1993: HarbourVest Partners IV Investment Program. $352m. Fund structured as two partnerships – the Partnership and Direct Fund. Partnership Fund invested in US primary and secondary private equity partnerships. Direct Fund made investments in U.S. operating companies.
1997: HarbourVest Partners V Investment Program. $1.01bn. Fund structured as two partnerships – the Partnership and Direct Fund. Partnership Fund invested in US primary and secondary private equity partnerships. Direct Fund made investments in US operating companies.
1999: HarbourVest Partners VI Investment Program. $4.62bn. The fund offers three programs – one for investment in large private equity funds with capital in excess of $2bn, one for investments in VC, smaller buyout funds, and special situation funds, and one solely for direct investments.
1990: HarbourVest International Private Equity Partners LP $250m. Fund invests in non-US private equity partnerships
as well as non-US direct investment opportunities.
1995: HarbourVest International Private Equity Partners II Investment Program. $950.5m. Fund structured as two partnerships – the Partnership and Direct Fund. Partnership Fund invested in non-US primary and secondary private equity partnerships. Direct Fund made investments in non-US operating companies.
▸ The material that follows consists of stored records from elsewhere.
template <int RF>
static int launch_trsm16(gsl_sinterp_hip_ctx *ctx, double *A, size_t lda, size_t n, size_t j0, const double *d_linv, size_t row_start,
                         double *fb, size_t ldf, int nrhs)
{
  constexpr int NP = RF == 1 ? 2 : 1;
  const size_t lds = (size_t)(NP * 16 * RF * (TRX + TRY) + TRSV_MAXR * PB) * sizeof(double);
  { int ast = sinterp_func_lds(ctx, (const void *)chol_trsm16_kernel<RF>, (int)lds); if (ast) return ast; }
  const size_t below = n - row_start;
  hipLaunchKernelGGL(chol_trsm16_kernel<RF>, dim3((unsigned)((below + 16 * RF - 1) / (16 * RF))), dim3(256), lds, ctx->stream, A, lda, n, j0,
                     d_linv, row_start, fb, ldf, nrhs);
  return ST_SUCCESS;
}

__global__ void __launch_bounds__(256)
chol_trsm128_kernel(double *__restrict__ A, size_t lda, size_t n, size_t j0, const double *__restrict__ Dinvg, size_t row_start,
                    double *__restrict__ fb, size_t ldf, int nrhs)
{
  extern __shared__ __attribute__((aligned(16))) double sm[];
  double *Bt = sm;
  double *Lb = Bt + 64 * TR_LD;
  double *Dvb = Lb + 6 * PBLK;
  double *ys = Dvb + 4 * PBLK;
  const int tid = threadIdx.x, lane = tid & 63, wave = tid >> 6;
  const int fr = lane & 15, fq = lane >> 4;
  const size_t row0 = row_start + (size_t)blockIdx.x * 64;
  {
    double2 vb[16];
    double vl[24], vd[16], yv[3];
    const int r8 = tid >> 5, k = tid & 31;
#pragma unroll
    for (int t = 0; t < 16; t++) {
      const int e = t * 256 + tid, r = e >> 6, k2 = (e & 63) * 2;
      const size_t grow = row0 + r < n ? row0 + r : n - 1;
      vb[t] = *reinterpret_cast<const double2 *>(A + grow * lda + j0 + k2);
    }
#pragma unroll
    for (int t = 0; t < 24; t++) {
      constexpr int BI[6] = {1, 2, 2, 3, 3, 3}, BJ[6] = {0, 0, 1, 0, 1, 2};
      const int b = t >> 2, r = (t & 3) * 8 + r8;
      vl[t] = A[(j0 + BI[b] * 32 + r) * lda + j0 + BJ[b] * 32 + k];
    }
#pragma unroll
    for (int t = 0; t < 16; t++) vd[t] = Dinvg[(t >> 2) * 1024 + ((t & 3) * 8 + r8) * 32 + k];
#pragma unroll
    for (int t = 0; t < 3; t++) { const int e = t * 256 + tid; yv[t] = e < nrhs * PB ? fb[(size_t)(e >> 7) * ldf + j0 + (e & 127)] : 0.0; }
#pragma unroll
    for (int t = 0; t < 16; t++) {
      const int e = t * 256 + tid, r = e >> 6, k2 = (e & 63) * 2;
      Bt[r * TR_LD + k2] = vb[t].x; Bt[r * TR_LD + k2 + 1] = vb[t].y;
    }
#pragma unroll
    for (int t = 0; t < 3; t++) { const int e = t * 256 + tid; if (e < nrhs * PB) ys[e] = yv[t]; }
#pragma unroll
    for (int t = 0; t < 24; t++) Lb[(t >> 2) * PBLK + ((t & 3) * 8 + r8) * PQ + k] = vl[t];
#pragma unroll
    for (int t = 0; t < 16; t++) Dvb[(t >> 2) * PBLK + ((t & 3) * 8 + r8) * PQ + k] = vd[t];
  }
  __syncthreads();

  double *arow = Bt + (wave * 16 + fr) * TR_LD + fq;
  double *drow = Bt + (wave * 16 + fq) * TR_LD + fr;
#pragma unroll
  for (int c = 0; c < 4; c++) {
    double4_t acc[2];
#pragma unroll
    for (int f = 0; f < 2; f++)
#pragma unroll
      for (int rg = 0; rg < 4; rg++) acc[f][rg] = drow[4 * rg * TR_LD + c * 32 + f * 16];
#pragma unroll
    for (int p = 0; p < c; p++) {
      const double *lb = Lb + (c * (c - 1) / 2 + p) * PBLK + fr * PQ + fq;
#pragma unroll
      for (int kk = 0; kk < 8; kk++) {
        const double a = -arow[p * 32 + kk * 4];
#pragma unroll
        for (int f = 0; f < 2; f++) acc[f] = __builtin_amdgcn_mfma_f64_16x16x4f64(a, lb[f * 16 * PQ + kk * 4], acc[f], 0, 0, 0);
      }
    }
#pragma unroll
    for (int f = 0; f < 2; f++)
#pragma unroll
      for (int rg = 0; rg < 4; rg++) drow[4 * rg * TR_LD + c * 32 + f * 16] = acc[f][rg];
    const double *db = Dvb + c * PBLK + fr * PQ + fq;
#pragma unroll
    for (int f = 0; f < 2; f++) {
      acc[f] = (double4_t){0.0, 0.0, 0.0, 0.0};
#pragma unroll
      for (int kk = 0; kk < (f + 1) * 4; kk++)
        acc[f] = __builtin_amdgcn_mfma_f64_16x16x4f64(arow[c * 32 + kk * 4], db[f * 16 * PQ + kk * 4], acc[f], 0, 0, 0);
    }
#pragma unroll
    for (int f = 0; f < 2; f++)
#pragma unroll
      for (int rg = 0; rg < 4; rg++) {
        drow[4 * rg * TR_LD + c * 32 + f * 16] = acc[f][rg];
        const size_t grow = row0 + wave * 16 + fq + 4 * rg;
        if (grow < n) A[grow * lda + j0 + c * 32 + f * 16 + fr] = acc[f][rg];
      }
  }
  if (nrhs > 0) {
    __syncthreads();
    const int r = tid >> 2, qd = tid & 3;
    const size_t grow = row0 + r;
    for (int q = 0; q < nrhs; q++) {
      double v = 0.0;
#pragma unroll
      for (int k = 0; k < 32; k++) v = fma(Bt[r * TR_LD + qd * 32 + k], ys[q * PB + qd * 32 + k], v);
      v += __shfl_xor(v, 1);
      v += __shfl_xor(v, 2);
      if (qd == 0 && grow < n) fb[(size_t)q * ldf + grow] -= v;
    }
  }
}


__global__ void __launch_bounds__(256)
tricpy_lower_to_upper_kernel(double *__restrict__ A, size_t lda, size_t n)
{
  __shared__ double tile[32][33];
  const size_t bi = blockIdx.y, bj = blockIdx.x;
  if (bj > bi) return;
  const int tx = threadIdx.x & 31, ty = threadIdx.x >> 5;
  for (int r = ty; r < 32; r += 8) {
    const size_t i = bi * 32 + r, j = bj * 32 + tx;
    tile[r][tx] = (i < n && j < n) ? A[i * lda + j] : 0.0;
  }
  __syncthreads();
  for (int r = ty; r < 32; r += 8) {
    const size_t j = bj * 32 + r, i = bi * 32 + tx;
    if (i < n && j < n && j < i) A[j * lda + i] = tile[tx][r];
  }
}

static size_t chol_split(size_t w)
{
  const size_t unit = w > PB ? PB : CB;
  size_t w1 = ((w / 2 + unit - 1) / unit) * unit;
  if (w1 >= w) w1 = w - unit;
  return w1;
}

static int chol_panel(gsl_sinterp_hip_ctx *ctx, double *A, size_t lda, size_t n, size_t j0, size_t w, int *d_info,
                      double *d_diag, double *fb, size_t ldf, int nrhs)
{
  int st;
  static const bool no_p128 = getenv("GSL_SINTERP_NO_PANEL128") && getenv("GSL_SINTERP_NO_PANEL128")[0] == '1';
  if (w == PB && !no_p128 && (lda & 1) == 0 && ((((uintptr_t)(A + j0 * lda + j0)) & 15) == 0)) {
    double *d_linv = d_diag + ((n + CB - 1) / CB) * (CB * CB);
    const size_t lds_diag = (size_t)(14 * PBLK + TRSV_MAXR * (PB + CB)) * sizeof(double);
    { int ast = sinterp_func_lds(ctx, (const void *)chol_diag128_kernel, (int)lds_diag); if (ast) return ast; }
    hipLaunchKernelGGL(chol_diag128_kernel, dim3(1), dim3(256), lds_diag, ctx->stream, A, lda, j0, d_info,
                       n % PB == 0 ? (double *)NULL : d_diag, d_linv, fb, ldf, nrhs);
    const size_t below = n - j0 - w;
    if (below) {
      static const int force_rf = getenv("GSL_SINTERP_TRSM_RF") ? atoi(getenv("GSL_SINTERP_TRSM_RF")) : 0;
      int ast = 0;
      if (force_rf == 1 || (!force_rf && below <= 4096)) ast = launch_trsm16<1>(ctx, A, lda, n, j0, d_linv, j0 + PB, fb, ldf, nrhs);
      else if (force_rf == 2) ast = launch_trsm16<2>(ctx, A, lda, n, j0, d_linv, j0 + PB, fb, ldf, nrhs);
      else if (force_rf == 4) ast = launch_trsm16<4>(ctx, A, lda, n, j0, d_linv, j0 + PB, fb, ldf, nrhs);
      else {
        const size_t lds_trsm = (size_t)(64 * TR_LD + 10 * PBLK + TRSV_MAXR * PB) * sizeof(double);
        ast = sinterp_func_lds(ctx, (const void *)chol_trsm128_kernel, (int)lds_trsm);
        if (!ast)
          hipLaunchKernelGGL(chol_trsm128_kernel, dim3((unsigned)((below + 63) / 64)), dim3(256), lds_trsm, ctx->stream, A, lda, n, j0,
                             (const double *)d_linv, j0 + PB, fb, ldf, nrhs);
      }
      if (ast) return ast;
    }
    LAUNCH_CHECK(ctx);
    return ST_SUCCESS;
  }
  if (w <= PB) {
    if (fb) return sinterp_fail(ctx, ST_EFAILED, "cholesky: folded forward substitution on a panel that is not 128 wide", hipSuccess, __FILE__, __LINE__);
  }
  if (w <= CB) {
    const size_t below = n - j0 - w;
    const unsigned grid = (unsigned)((below + 255) / 256) + (below == 0 ? 1u : 0u);
    hipLaunchKernelGGL(chol_base_kernel, dim3(grid ? grid : 1), dim3(256), 0, ctx->stream, A, lda, n, j0, (int)w, d_info, d_diag);
    LAUNCH_CHECK(ctx);
    return ST_SUCCESS;
  }
  const size_t w1 = chol_split(w);
  st = chol_panel(ctx, A, lda, n, j0, w1, d_info, d_diag, fb, ldf, nrhs);
  if (st) return st;
  const size_t r0 = j0 + w1, w2 = w - w1;
  st = sinterp_gemm_minus(ctx, n - r0, w2, w1, A + r0 * lda + j0, lda, A + r0 * lda + j0, lda, 0, A + r0 * lda + r0, lda, 1);
  if (st) return st;
  return chol_panel(ctx, A, lda, n, r0, w2, d_info, d_diag, fb, ldf, nrhs);
}

static bool chol_fold_applicable(size_t n, const double *d_a, size_t lda, int nrhs)
{
  static const bool no_p128 = getenv("GSL_SINTERP_NO_PANEL128") && getenv("GSL_SINTERP_NO_PANEL128")[0] == '1';
  static const bool no_fold = getenv("GSL_SINTERP_NO_FOLD") && getenv("GSL_SINTERP_NO_FOLD")[0] == '1';
  return !no_p128 && !no_fold && nrhs >= 1 && nrhs <= TRSV_MAXR && n >= PB && n % PB == 0 && (lda & 1) == 0 && ((((uintptr_t)d_a) & 15) == 0);
}


__global__ void chol_zero_info_kernel(int *info) { *info = 0; }

static int chol_read_info(gsl_sinterp_hip_ctx *ctx, size_t n, int *h_info)
{
  int *d_info = (int *)ctx->d_scratch + 8;
  int info = 0;
  HIP_OK(ctx, hipStreamSynchronize(ctx->stream));
  HIP_OK(ctx, hipMemcpy(&info, d_info, sizeof(int), hipMemcpyDeviceToHost));
  HIP_OK(ctx, hipStreamSynchronize(ctx->stream));
  if (h_info) *h_info = info;
  if (info) {
    snprintf(ctx->err, sizeof ctx->err, "cholesky_decomp1: matrix is not positive definite (pivot %d of %zu <= 0)", info, n);
    return ST_EDOM;
  }
  return ST_SUCCESS;
}

static int cholesky_decomp1_impl(gsl_sinterp_hip_ctx *ctx, size_t n, double *d_a, size_t lda, int *h_info, bool symmetric_input,
                                 double *fb, size_t ldf, int nrhs, int *h_folded, bool defer_info = false)
{
  if (h_folded) *h_folded = 0;
  REQUIRE(ctx, ctx != NULL, ST_EFAULT);
  HIP_OK(ctx, hipSetDevice(ctx->device));
  EXCLUSIVE_SECTION(ctx);
  REQUIRE(ctx, lda >= n, ST_EINVAL);
  REQUIRE(ctx, n == 0 || d_a, ST_EFAULT);
  if (h_info) *h_info = 0;
  if (n == 0) return ST_SUCCESS;
  int *d_info = (int *)ctx->d_scratch + 8;
  const size_t nblk = (n + CB - 1) / CB;
  void *d_diag = NULL;
  const size_t n_pan = (n + PB - 1) / PB;
  int st = sinterp_workspace(ctx, (nblk * CB * CB + (n_pan + 1) * (4 * 1024)) * sizeof(double), &d_diag);
  if (st) return st;
  st = sinterp_streamk_prepare(ctx);
  if (st) return st;
  const bool fold = fb != NULL && chol_fold_applicable(n, d_a, lda, nrhs) && ldf >= n;
  if (!fold) { fb = NULL; ldf = 0; nrhs = 0; }
  int replayed = 0;
  const sinterp_graph_key gkey = {{n, lda, (uintptr_t)d_a, (uintptr_t)fb, ldf, (uintptr_t)nrhs, (uintptr_t)(symmetric_input ? 1 : 0)}};
  st = sinterp_graph_try_launch(ctx, 0, gkey, &replayed);
  if (st) return st;
  if (!replayed) {
    hipStream_t saved;
    st = sinterp_capture_begin(ctx, &saved);
    if (st) return st;
    hipLaunchKernelGGL(chol_zero_info_kernel, dim3(1), dim3(1), 0, ctx->stream, d_info);
    hipError_t me = hipSuccess;
    const unsigned nt = (unsigned)((n + 31) / 32);
    if (!symmetric_input) hipLaunchKernelGGL(tricpy_lower_to_upper_kernel, dim3(nt, nt), dim3(256), 0, ctx->stream, d_a, lda, n);
    st = chol_panel(ctx, d_a, lda, n, 0, n, d_info, (double *)d_diag, fb, ldf, nrhs);
    {
      static const bool no_p128w = getenv("GSL_SINTERP_NO_PANEL128") && getenv("GSL_SINTERP_NO_PANEL128")[0] == '1';
      const bool all128 = !no_p128w && n % PB == 0 && (lda & 1) == 0 && ((((uintptr_t)d_a) & 15) == 0);
      if (!all128)
        hipLaunchKernelGGL(chol_diag_writeback_kernel, dim3((unsigned)nblk), dim3(256), 0, ctx->stream, d_a, lda, n,
                           (const double *)d_diag);
    }
    int st2 = sinterp_capture_end(ctx, saved, 0, gkey);
    if (me != hipSuccess) return sinterp_fail(ctx, ST_EFAILED, "zero info", me, __FILE__, __LINE__);
    if (st) return st;
    if (st2) return st2;
    LAUNCH_CHECK(ctx);
  }
  if (h_folded) *h_folded = fold ? 1 : 0;
  if (defer_info) return ST_SUCCESS;
  st = chol_read_info(ctx, n, h_info);
  if (st && h_folded) *h_folded = 0;
  return st;
}

extern "C" int gsl_sinterp_hip_cholesky_decomp1(gsl_sinterp_hip_ctx *ctx, size_t n, double *d_a, size_t lda, int *h_info)
{
  return cholesky_decomp1_impl(ctx, n, d_a, lda, h_info, false, NULL, 0, 0, NULL);
}

int sinterp_cholesky_decomp1_sym(gsl_sinterp_hip_ctx *ctx, size_t n, double *d_a, size_t lda, int *h_info)
{
  return cholesky_decomp1_impl(ctx, n, d_a, lda, h_info, true, NULL, 0, 0, NULL);
}

static int chol_factor_solve(gsl_sinterp_hip_ctx *ctx, size_t n, double *d_a, size_t lda, int *h_info, double *d_x, size_t ldx,
                             int nrhs, bool symmetric_input)
{
  EXCLUSIVE_SECTION(ctx);
  int folded = 0;
  int st = cholesky_decomp1_impl(ctx, n, d_a, lda, h_info, symmetric_input, d_x, ldx, nrhs, &folded, true);
  if (st) return st;
  if (!folded) st = sinterp_cholesky_svx_multi(ctx, n, d_a, lda, d_x, ldx, nrhs);
  else st = sinterp_trsv_multi(ctx, n, d_a, lda, d_x, d_x, ldx, nrhs, 1, 0);
  if (st) return st;
  return chol_read_info(ctx, n, h_info);
}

1997: HarbourVest International Private Equity Partners III Investment Program. $2.12bn. Fund structured as two partnerships – the Partnership and Direct Fund. Partnership Fund invested in non-US primary and secondary private equity partnerships. Direct Fund made investments in non-US operating companies.
2000: HarbourVest International Private Equity Partners IV Investment Program. $2.808bn. Fund structured as two partnerships – the Partnership and Direct Fund. Partnership Fund invests in non-US primary and secondary private equity partnerships. Direct Fund makes investments in non-US operating companies.